When shopping for quality Matcha, colour matters. Good quality Matcha should be a vibrant green, fresh, healthy colour. If your Matcha looks pale, dull, slightly yellow or even brownish, it is more than likely poor quality, often made from leaves that haven’t been shade grown or properly harvested.

Colour 

Taste/smell:

Quality Matcha smells and tastes amazing. It has a beautifully fresh, vegetal smell with a hint of subtle sweetness from the amino acid L-Theanine. It’s smooth to drink and leaves a pleasant aftertaste lingering in your mouth.

3. You’re consuming the whole leaf

With normal tea, you infuse the tea leaves in water for a few minutes and then throw them away. This method generally only gives you about 10-20% of the nutrients.

With Matcha, the Tencha (raw tea plant material used to make Matcha) is ground using granite grinding wheels, allowing the entire leaf, and 100% of the nutrients, to be consumed. This means that 1 cup of Matcha is nutritionally equivalent to roughly 10 cups of regular green tea.

These intricate stone grinding wheels produce roughly 30-40 grams of Matcha per hour, grinding it into a super-fine powder of 5 microns, similar to talcum powder consistency. Properly ground Matcha powder is so fine, it can penetrate into fingerprints.

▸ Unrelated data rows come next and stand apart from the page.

+struct EpiParams {
+  int M, N;
+  float alpha;
+  const float* bias;
+  int act;
+  const bf16* dact_y;
+  long long ld_dact;
+  int dact;
+  bf16* out16;
+  long long ld16;
+  int beta16;
+  bf16* out16_lo;
+  long long ld16_lo;
+  float* out32;
+  long long ld32;
+  int beta32;
+  float* rms_p32;
+  float* rms_ms;
+  float* rms_mom;
+  bf16* rms_p16;
+  long long rms_ld;
+  float rms_lr, rms_rho, rms_momentum, rms_eps;
+  int rms_cs;
+  int rms_blocked;
+  int rms_row0;
+  bf16* rms_p16lo;
+  int rms_keep_operands;
+  int route_world;
+  unsigned int route_shard;
+  long long route_off0;
+  float* route_base[CC_PEER_MAX];
+};
+
+inline EpiParams epi_from_desc(const cc_gemm_desc* d) {
+  EpiParams e{};
+  e.M = d->M;
+  e.N = d->N;
+  e.alpha = d->alpha;
+  e.bias = d->bias;
+  e.act = d->act;
+  e.dact_y = (const bf16*)d->dact_y;
+  e.ld_dact = d->ld_dact;
+  e.dact = d->dact_y ? d->dact : 0;
+  e.out16 = (bf16*)d->out16;
+  e.ld16 = d->ld16;
+  e.beta16 = d->beta16;
+  e.out16_lo = (bf16*)d->out16_lo;
+  e.ld16_lo = d->ld16_lo;
+  e.out32 = d->out32;
+  e.ld32 = d->ld32;
+  e.beta32 = d->beta32;
+  return e;
+}
+
+__device__ __forceinline__ void epilogue_store4(const EpiParams& e, int r, int c0, float (&v)[4]) {
+  const int ncols = min(4, e.N - c0);
+#pragma unroll
+  for (int j = 0; j < 4; ++j) {
+    float x = v[j] * e.alpha;
+    if (e.bias != nullptr && j < ncols) x += __ldg(e.bias + c0 + j);
+    if (e.act == CC_ACT_SIGMOID) x = sigmoidf_(x);
+    else if (e.act == CC_ACT_RELU) x = fmaxf(x, 0.f);
+    v[j] = x;
+  }
+  if (e.dact != 0) {
+    const bf16* yrow = e.dact_y + (long long)r * e.ld_dact + c0;
+#pragma unroll
+    for (int j = 0; j < 4; ++j) {
+      if (j < ncols) {
+        const float y = bf2f(yrow[j]);
+        v[j] *= (e.dact == CC_ACT_SIGMOID) ? y * (1.f - y) : (y > 0.f ? 1.f : 0.f);
+      }
+    }
+  }
+  if (e.out32 != nullptr) {
+    float* o = e.out32 + (long long)r * e.ld32 + c0;
+    if (ncols == 4 && (((uintptr_t)o) & 15) == 0 && !e.beta32) {
+      *reinterpret_cast<float4*>(o) = make_float4(v[0], v[1], v[2], v[3]);
+    } else {
+#pragma unroll
+      for (int j = 0; j < 4; ++j)
+        if (j < ncols) o[j] = e.beta32 ? o[j] + v[j] : v[j];
+    }
+  }
+  if (e.out16 != nullptr) {
+    bf16* o = e.out16 + (long long)r * e.ld16 + c0;
+    if (ncols == 4 && (((uintptr_t)o) & 7) == 0 && !e.beta16) {
+      __nv_bfloat162 p0 = __floats2bfloat162_rn(v[0], v[1]);
+      __nv_bfloat162 p1 = __floats2bfloat162_rn(v[2], v[3]);
+      uint2 u;
+      u.x = *reinterpret_cast<uint32_t*>(&p0);
+      u.y = *reinterpret_cast<uint32_t*>(&p1);
+      *reinterpret_cast<uint2*>(o) = u;
+    } else {
+#pragma unroll
+      for (int j = 0; j < 4; ++j)
+        if (j < ncols) o[j] = f2bf(e.beta16 ? bf2f(o[j]) + v[j] : v[j]);
+    }
+    if (e.out16_lo != nullptr) {
+      bf16* l = e.out16_lo + (long long)r * e.ld16_lo + c0;
+#pragma unroll
+      for (int j = 0; j < 4; ++j)
+        if (j < ncols) l[j] = f2bf(v[j] - bf2f(f2bf(v[j])));
+    }
+  }
+}
+
+int gemm_small(const cc_gemm_desc* d, int num_sms, cudaStream_t st);
+bool gemm_small_wanted(const cc_gemm_desc* d);
+
+}
diff --git a/cellcomm_b200/csrc/gemm_sm100.cu b/cellcomm_b200/csrc/gemm_sm100.cu
--- a/cellcomm_b200/csrc/gemm_sm100.cu
+++ b/cellcomm_b200/csrc/gemm_sm100.cu
@@ -4,6 +4,7 @@
 #include <unordered_map>
 
 #include "common.cuh"
+#include "gemm_epilogue.cuh"
 
 namespace cc {
 
@@ -11,39 +12,6 @@
 constexpr int BK = 64;
 constexpr int UMMA_K = 16;
 constexpr int MAX_SEG = CC_GEMM_MAX_SEG;
-
-struct EpiParams {
-  int M, N;
-  float alpha;
-  const float* bias;
-  int act;
-  const bf16* dact_y;
-  long long ld_dact;
-  int dact;
-  bf16* out16;
-  long long ld16;
-  int beta16;
-  bf16* out16_lo;
-  long long ld16_lo;
-  float* out32;
-  long long ld32;
-  int beta32;
-  float* rms_p32;
-  float* rms_ms;
-  float* rms_mom;
-  bf16* rms_p16;
-  long long rms_ld;
-  float rms_lr, rms_rho, rms_momentum, rms_eps;
-  int rms_cs;
-  int rms_blocked;
-  int rms_row0;
-  bf16* rms_p16lo;
-  int rms_keep_operands;
-  int route_world;
-  unsigned int route_shard;
-  long long route_off0;
-  float* route_base[CC_PEER_MAX];
-};
 
 struct GemmParams {
   EpiParams epi;
@@ -1087,56 +1055,7 @@
     }
   }
   float v[4] = {a.x, a.y, a.z, a.w};
-  const int ncols = min(4, e.N - c0);
-#pragma unroll
-  for (int j = 0; j < 4; ++j) {
-    float x = v[j] * e.alpha;
-    if (e.bias != nullptr && j < ncols) x += __ldg(e.bias + c0 + j);
-    if (e.act == CC_ACT_SIGMOID) x = sigmoidf_(x);
-    else if (e.act == CC_ACT_RELU) x = fmaxf(x, 0.f);
-    v[j] = x;
-  }
-  if (e.dact != 0) {
-    const bf16* yrow = e.dact_y + (long long)r * e.ld_dact + c0;
-#pragma unroll
-    for (int j = 0; j < 4; ++j) {
-      if (j < ncols) {
-        const float y = bf2f(yrow[j]);
-        v[j] *= (e.dact == CC_ACT_SIGMOID) ? y * (1.f - y) : (y > 0.f ? 1.f : 0.f);
-      }
-    }
-  }
-  if (e.out32 != nullptr) {
-    float* o = e.out32 + (long long)r * e.ld32 + c0;
-    if (ncols == 4 && (((uintptr_t)o) & 15) == 0 && !e.beta32) {
-      *reinterpret_cast<float4*>(o) = make_float4(v[0], v[1], v[2], v[3]);
-    } else {
-#pragma unroll
-      for (int j = 0; j < 4; ++j)
-        if (j < ncols) o[j] = e.beta32 ? o[j] + v[j] : v[j];
-    }
-  }
-  if (e.out16 != nullptr) {
-    bf16* o = e.out16 + (long long)r * e.ld16 + c0;
-    if (ncols == 4 && (((uintptr_t)o) & 7) == 0 && !e.beta16) {
-      __nv_bfloat162 p0 = __floats2bfloat162_rn(v[0], v[1]);
-      __nv_bfloat162 p1 = __floats2bfloat162_rn(v[2], v[3]);
-      uint2 u;
-      u.x = *reinterpret_cast<uint32_t*>(&p0);
-      u.y = *reinterpret_cast<uint32_t*>(&p1);
-      *reinterpret_cast<uint2*>(o) = u;
-    } else {
-#pragma unroll
-      for (int j = 0; j < 4; ++j)
-        if (j < ncols) o[j] = f2bf(e.beta16 ? bf2f(o[j]) + v[j] : v[j]);
-    }
-    if (e.out16_lo != nullptr) {
-      bf16* l = e.out16_lo + (long long)r * e.ld16_lo + c0;
-#pragma unroll
-      for (int j = 0; j < 4; ++j)
-        if (j < ncols) l[j] = f2bf(v[j] - bf2f(f2bf(v[j])));
-    }
-  }
+  epilogue_store4(e, r, c0, v);
 }
 
 typedef CUresult (*PFN_encodeTiled)(CUtensorMap*, CUtensorMapDataType, cuuint32_t, void*,
@@ -1533,6 +1452,12 @@
     const int cap = ENV.sms;
     if (cap >= 2 && cap < g_num_sms) g_num_sms = cap / 2 * 2;
   }
+  CC_REQUIRE(d->force_path >= 0 && d->force_path <= 2, "cc_gemm: force_path=%d", d->force_path);
+  if (d->force_path == 2) return gemm_small(d, g_num_sms, st);
+  if (d->force_path == 0 && d->rms_p32 == nullptr && d->route_world == 0 && d->force_bn == 0 &&
+      d->force_splits == 0 && ENV.bn == 0 && ENV.splits == 0 && ENV.bn_eff == 0 && ENV.pair == 0 &&
+      gemm_small_wanted(d))
+    return gemm_small(d, g_num_sms, st);
   const bool a_mn = d->a_mn_major != 0, b_mn = d->b_mn_major != 0;
 
   int bn = d->force_bn ? d->force_bn : ENV.bn;
@@ -1649,23 +1574,8 @@
             ((b_mn ? 1u : 0u) << 16) | ((uint32_t)((persistent ? bn_eff : bn) >> 3) << 17) |
             ((uint32_t)(((persistent && p.pair) ? 2 * BM : BM) >> 4) << 24);
 
+  p.epi = epi_from_desc(d);
   EpiParams& e = p.epi;
-  e.M = d->M;
-  e.N = d->N;
-  e.alpha = d->alpha;
-  e.bias = d->bias;
-  e.act = d->act;
-  e.dact_y = (const bf16*)d->dact_y;
-  e.ld_dact = d->ld_dact;
-  e.dact = d->dact_y ? d->dact : 0;
-  e.out16 = (bf16*)d->out16;
-  e.ld16 = d->ld16;
-  e.beta16 = d->beta16;
-  e.out16_lo = (bf16*)d->out16_lo;
-  e.ld16_lo = d->ld16_lo;
-  e.out32 = d->out32;
-  e.ld32 = d->ld32;
-  e.beta32 = d->beta32;
   e.rms_p32 = d->rms_p32;
   e.rms_ms = d->rms_ms;
   e.rms_mom = d->rms_mom;
diff --git a/cellcomm_b200/csrc/gemm_small.cu b/cellcomm_b200/csrc/gemm_small.cu
--- /dev/null
+++ b/cellcomm_b200/csrc/gemm_small.cu
@@ -0,0 +1,337 @@
+#include <algorithm>
+
+#include "gemm_epilogue.cuh"
+
+namespace cc {
+
+constexpr int SM_BM = 64, SM_BN = 64, SM_BK = 64;
+constexpr int SM_STAGES = 3;
+constexpr int SM_THREADS = 128;
+constexpr int SM_LD = 72;
+constexpr int SM_TILE = 64 * SM_LD;
+constexpr int SM_SMEM = SM_STAGES * 2 * SM_TILE * 2;
+constexpr int SM_OUT_LD = 72;
+static_assert(SM_BM * SM_OUT_LD * 4 <= SM_SMEM, "output tile aliases the operand ring");
+constexpr int SM_MAX_SPLITS = 16;
+constexpr int SM_TICKETS = 4096;
+
+__device__ unsigned int g_small_tickets[SM_TICKETS];
+
+struct SmallParams {
+  EpiParams epi;
+  int nseg;
+  const bf16* a[CC_GEMM_MAX_SEG];
+  long long lda[CC_GEMM_MAX_SEG];
+  const bf16* b[CC_GEMM_MAX_SEG];
+  long long ldb[CC_GEMM_MAX_SEG];
+  int k[CC_GEMM_MAX_SEG];
+  int kb_start[CC_GEMM_MAX_SEG + 1];
+  int kb_per_split;
+  float* partial;
+};
+
+__device__ __forceinline__ uint32_t smem_addr(const void* p) {
+  return (uint32_t)__cvta_generic_to_shared(p);
+}
+__device__ __forceinline__ void cp_async16(uint32_t dst, const void* src, int bytes) {
+  asm volatile("cp.async.cg.shared.global [%0], [%1], 16, %2;" ::"r"(dst), "l"(src), "r"(bytes)
+               : "memory");
+}
+__device__ __forceinline__ void cp_async_commit() {
+  asm volatile("cp.async.commit_group;" ::: "memory");
+}
+template <int N>
+__device__ __forceinline__ void cp_async_wait() {
+  asm volatile("cp.async.wait_group %0;" ::"n"(N) : "memory");
+}
+__device__ __forceinline__ void ldsm_x4(uint32_t addr, uint32_t (&r)[4]) {
+  asm volatile("ldmatrix.sync.aligned.m8n8.x4.shared.b16 {%0, %1, %2, %3}, [%4];"
+               : "=r"(r[0]), "=r"(r[1]), "=r"(r[2]), "=r"(r[3])
+               : "r"(addr));
+}
+__device__ __forceinline__ void ldsm_x4_t(uint32_t addr, uint32_t (&r)[4]) {
+  asm volatile("ldmatrix.sync.aligned.m8n8.x4.trans.shared.b16 {%0, %1, %2, %3}, [%4];"
+               : "=r"(r[0]), "=r"(r[1]), "=r"(r[2]), "=r"(r[3])
+               : "r"(addr));
+}
+__device__ __forceinline__ void mma_bf16(float (&c)[4], const uint32_t (&a)[4], uint32_t b0,
+                                         uint32_t b1) {
+  asm volatile(
+      "mma.sync.aligned.m16n8k16.row.col.f32.bf16.bf16.f32 {%0, %1, %2, %3}, {%4, %5, %6, %7}, "
+      "{%8, %9}, {%0, %1, %2, %3};"
+      : "+f"(c[0]), "+f"(c[1]), "+f"(c[2]), "+f"(c[3])
+      : "r"(a[0]), "r"(a[1]), "r"(a[2]), "r"(a[3]), "r"(b0), "r"(b1));
+}
+
+template <bool MN>
+__device__ __forceinline__ void load_tile(bf16* tile, const bf16* base, long long ld, int rows,
+                                          int r0, int kseg, int k0) {
+#pragma unroll
+  for (int j = 0; j < (64 * 8) / SM_THREADS; ++j) {
+    const int i = threadIdx.x + j * SM_THREADS;
+    const int t_row = i >> 3, t_col = (i & 7) * 8;
+    int row, col, lim_row, lim_col;
+    if (MN) {
+      row = k0 + t_row;  lim_row = kseg;
+      col = r0 + t_col;  lim_col = rows;
+    } else {
+      row = r0 + t_row;  lim_row = rows;
+      col = k0 + t_col;  lim_col = kseg;
+    }
+    int n = row < lim_row ? min(8, lim_col - col) : 0;
+    if (n < 0) n = 0;
+    const bf16* src = n > 0 ? base + (long long)row * ld + col : base;
+    cp_async16(smem_addr(tile + t_row * SM_LD + t_col), src, 2 * n);
+  }
+}
+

4. It’s great for impressing your friends

One of the great things about Matcha is that it’s not just a drink. Matcha is becoming increasingly popular in kitchen because of its ability to be added to so many recipes. Nothing says 'I know what I'm doing in the kitchen' like rocking up to a dinner party with a dish that's bright green in colour. From green tea lattes to delicious banana Matcha pancakes, there really is something for everyone. If you’re looking for inspiration, have a look at our recipes page, or check out some beautiful recipes from the team at Love & Lemons.

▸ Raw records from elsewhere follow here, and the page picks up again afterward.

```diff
@@ -485,17 +502,25 @@
     const int nblk = (cin / 64) * (cout / 64), S = wg_splits(cin, cout);
     (void)hipFuncSetAttribute((const void*)conv3x3_wgrad_kernel<C>, hipFuncAttributeMaxDynamicSharedMemorySize, C::LDS_FLOATS * 4);
     hipLaunchKernelGGL((conv3x3_wgrad_kernel<C>), dim3(nblk * S), dim3(512), C::LDS_FLOATS * 4, st, gy, x, workspace, batch, cin, cout, S);
-    hipLaunchKernelGGL(conv3x3_wgrad_reduce_kernel, dim3(nblk * 576), dim3(256), 0, st, workspace, dw, cin, cout, S);
+    WgJobs one = {};
+    one.j[0].dw = dw;
+    hipLaunchKernelGGL(conv3x3_wgrad_reduce_kernel, dim3(nblk * 576), dim3(256), 0, st, workspace, one, cin, cout, S);
     return (int)hipGetLastError();
 }
 
 template <class C>
-static int launch_wgrad_split(const float* gy, const float* x, float* dw, float* workspace, int batch, int cin, int cout, hipStream_t st) {
-    if (cin % 64 || cout % 64 || batch <= 0) return (int)hipErrorInvalidValue;
+static int launch_wgrad_split(const sc_wgrad_job* jobs, int n, float* workspace, int batch, int cin, int cout, hipStream_t st) {
+    if (!jobs || n < 1 || n > SC_WGRAD_MAX_JOBS || !workspace || cin <= 0 || cout <= 0 || cin % 64 || cout % 64 || batch <= 0)
+        return (int)hipErrorInvalidValue;
+    WgJobs table = {};
+    for (int j = 0; j < n; ++j) {
+        if (!jobs[j].gy || !jobs[j].x || !jobs[j].dw) return (int)hipErrorInvalidValue;
+        table.j[j] = jobs[j];
+    }
     const int nblk = (cin / 64) * (cout / 64), S = wg_splits(cin, cout);
     (void)hipFuncSetAttribute((const void*)conv3x3_wgrad_split_kernel<C>, hipFuncAttributeMaxDynamicSharedMemorySize, C::LDS_BYTES);
-    hipLaunchKernelGGL((conv3x3_wgrad_split_kernel<C>), dim3(nblk * S), dim3(768), C::LDS_BYTES, st, gy, x, workspace, batch, cin, cout, S);
-    hipLaunchKernelGGL(conv3x3_wgrad_reduce_kernel, dim3(nblk * 576), dim3(256), 0, st, workspace, dw, cin, cout, S);
+    hipLaunchKernelGGL((conv3x3_wgrad_split_kernel<C>), dim3(nblk * S), dim3(768), C::LDS_BYTES, st, table, n, workspace, batch, cin, cout, S);
+    hipLaunchKernelGGL(conv3x3_wgrad_reduce_kernel, dim3(n * nblk * 576), dim3(256), 0, st, workspace, table, cin, cout, S);
     return (int)hipGetLastError();
 }
 
@@ -506,19 +531,30 @@
     return (int)hipMemcpyToSymbol(HIP_SYMBOL(sc::wgrad_prof_buf), &buf, sizeof(buf));
 }
 #endif
+extern "C" int sc_conv3x3_wgrad_split_multi(const sc_wgrad_job* jobs, int n, float* workspace, int batch, int cin, int cout, int hw, void* stream) {
+    switch (hw) {
+        case 56: return sc::launch_wgrad_split<sc::Ws56>(jobs, n, workspace, batch, cin, cout, (hipStream_t)stream);
+        case 28: return sc::launch_wgrad_split<sc::Ws28>(jobs, n, workspace, batch, cin, cout, (hipStream_t)stream);
+        case 14: return sc::launch_wgrad_split<sc::Ws14>(jobs, n, workspace, batch, cin, cout, (hipStream_t)stream);
+        case 7: return sc::launch_wgrad_split<sc::Ws7>(jobs, n, workspace, batch, cin, cout, (hipStream_t)stream);
+        default: return -1;
+    }
+}
+
 extern "C" int sc_conv3x3_wgrad_split(const float* gy, const float* x, float* dw, float* workspace, int batch, int cin, int cout, int hw, void* stream) {
-    switch (hw) {
-        case 56: return sc::launch_wgrad_split<sc::Ws56>(gy, x, dw, workspace, batch, cin, cout, (hipStream_t)stream);
-        case 28: return sc::launch_wgrad_split<sc::Ws28>(gy, x, dw, workspace, batch, cin, cout, (hipStream_t)stream);
-        case 14: return sc::launch_wgrad_split<sc::Ws14>(gy, x, dw, workspace, batch, cin, cout, (hipStream_t)stream);
-        case 7: return sc::launch_wgrad_split<sc::Ws7>(gy, x, dw, workspace, batch, cin, cout, (hipStream_t)stream);
-        default: return -1;
-    }
+    const sc_wgrad_job job = {gy, x, dw};
+    return sc_conv3x3_wgrad_split_multi(&job, 1, workspace, batch, cin, cout, hw, stream);
 }
 
 extern "C" long long sc_conv3x3_wgrad_workspace_floats(int cin, int cout) {
     if (cin <= 0 || cout <= 0 || cin % 64 || cout % 64) return -1;
     return (long long)(cin / 64) * (cout / 64) * sc::wg_splits(cin, cout) * 36864;
+}
+
+extern "C" long long sc_conv3x3_wgrad_multi_workspace_floats(int cin, int cout, int n) {
+    if (n < 1 || n > SC_WGRAD_MAX_JOBS) return -1;
+    const long long one = sc_conv3x3_wgrad_workspace_floats(cin, cout);
+    return one < 0 ? -1 : n * one;
 }
 
 extern "C" int sc_conv3x3s2_wgrad(const float* gy, const float* x, float* dw, float* workspace, int batch, int cin, int cout, int hw, void* stream) {
diff --git a/shapeclipper_amd/ops.py b/shapeclipper_amd/ops.py
--- a/shapeclipper_amd/ops.py
+++ b/shapeclipper_amd/ops.py
@@ -1017,6 +1017,30 @@
     return dw
 
 
+class WgradJob(ctypes.Structure):
+    _fields_ = [("gy", ctypes.c_void_p), ("x", ctypes.c_void_p), ("dw", ctypes.c_void_p)]
+
+
+def conv3x3_backward_weight_multi(pairs, dws=None, workspace=None):
+    lib = _lib.load()
+    pairs = [(_aligned(gy), _aligned(x)) for gy, x in pairs]
+    n = len(pairs)
+    B, cout, H, _ = pairs[0][0].shape
+    cin = pairs[0][1].shape[1]
+    floats = lib.sc_conv3x3_wgrad_multi_workspace_floats(cin, cout, n)
+    if floats < 0 or H not in CONV3X3_SIDES or any(tuple(gy.shape) != (B, cout, H, H) or tuple(x.shape) != (B, cin, H, H) for gy, x in pairs):
+        raise RuntimeError("shapeclipper_amd: sc_conv3x3_wgrad_split_multi does not take %d jobs of gy %s with x %s"
+                           % (n, tuple(pairs[0][0].shape), tuple(pairs[0][1].shape)))
+    ws = _scratch("conv wgrad", pairs[0][1].device, floats) if workspace is None else workspace
+    if ws.numel() < floats:
+        raise RuntimeError("shapeclipper_amd: sc_conv3x3_wgrad_split_multi needs a workspace of %d floats" % floats)
+    if dws is None:
+        dws = [torch.empty(cout, cin, 3, 3, device=x.device, dtype=torch.float32) for _, x in pairs]
+    jobs = (WgradJob * n)(*[WgradJob(_lib.ptr(gy), _lib.ptr(x), _lib.ptr(dw)) for (gy, x), dw in zip(pairs, dws)])
+    _lib.check(lib.sc_conv3x3_wgrad_split_multi(jobs, n, _lib.ptr(ws), B, cin, cout, H, _lib.stream()), "sc_conv3x3_wgrad_split_multi")
+    return list(dws)
+
+
 class BlockArgs(ctypes.Structure):
     _fields_ = ([(n, ctypes.c_void_p) for n in ("x", "pf1", "pf2", "pb1", "pb2", "g1", "b1", "g2", "b2", "rm1", "rv1", "rm2", "rv2", "nt1", "nt2",
                                    "y1", "a1", "y2", "out", "st1", "st2", "conv_ws", "bn_ws", "wgrad_ws", "d_out",
@@ -1025,8 +1049,8 @@
                 + [(n, ctypes.c_float) for n in ("mom1", "eps1", "mom2", "eps2")])
 
 
-def _wgrad_workspace(x, cin, cout):
-    return _scratch("conv wgrad", x.device, _lib.load().sc_conv3x3_wgrad_workspace_floats(cin, cout))
+def _wgrad_workspace(x, cin, cout, n):
+    return _scratch("conv wgrad", x.device, _lib.load().sc_conv3x3_wgrad_multi_workspace_floats(cin, cout, n))
 
 
 def basic_block_forward(x, pf1, pf2, g1, b1, g2, b2, bn1_state, bn2_state, split, groups):
@@ -1065,7 +1089,7 @@
     a.dy2, a.da1, a.dy1, a.dres, a.dx = dy2.data_ptr(), da1.data_ptr(), dy1.data_ptr(), _p(dres), _p(dx)
     a.gw1, a.gw2, a.dgb1, a.dgb2 = _p(gw1), _p(gw2), dgb[0].data_ptr(), dgb[1].data_ptr()
     a.conv_ws, a.bn_ws = _conv_workspace(x.device, H, split).data_ptr(), _bn_partial(x, groups)
-    a.wgrad_ws = _wgrad_workspace(x, C, C).data_ptr() if (need_w1 or need_w2) else None
+    a.wgrad_ws = _wgrad_workspace(x, C, C, 2).data_ptr() if (need_w1 or need_w2) else None
     a.batch, a.channels, a.hw, a.groups, a.training, a.split, a.need_dx = B, C, H, groups, 1 if training else 0, 1 if split else 0, 1 if need_dx else 0
     code = _lib.load().sc_basic_block_backward(ctypes.byref(a), _lib.raw_stream(x.get_device()))
     if code:
```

5. It’s better than coffee (in my opinion)

I love coffee, so I don’t say this lightly. I love the aroma of freshly ground beans, the sound of the milk being perfectly frothed and the morning ritual of picking up my flat white on the way to the office.

What I don’t enjoy is the short burst of energy (let's take on the day!) followed by the inevitable coffee slump (I need a place to lie down). By the time 2pm rolls around I feel like I need another coffee, which in turn makes me anxious and jittery due to the caffeine overload.

When I discovered Matcha, I was amazed at its ability to provide me with the same energy, but none of the crash. It provides a sort of sustained energy boost that lasts for 3-6 hours, but also creates a calm alertness that helps me focus and think clearly.

Research shows that this is largely due to the presence of an amino acid called L-Theanine, found almost exclusively in tea plants. The L-Theanine and caffeine in Matcha are slowly absorbed and work together to improve cognitive performance and alertness.

So if you’re looking for a substitute for coffee, or are simply keen to see what all the hype is about, why not give Matcha a try – I’m sure you’ll love it.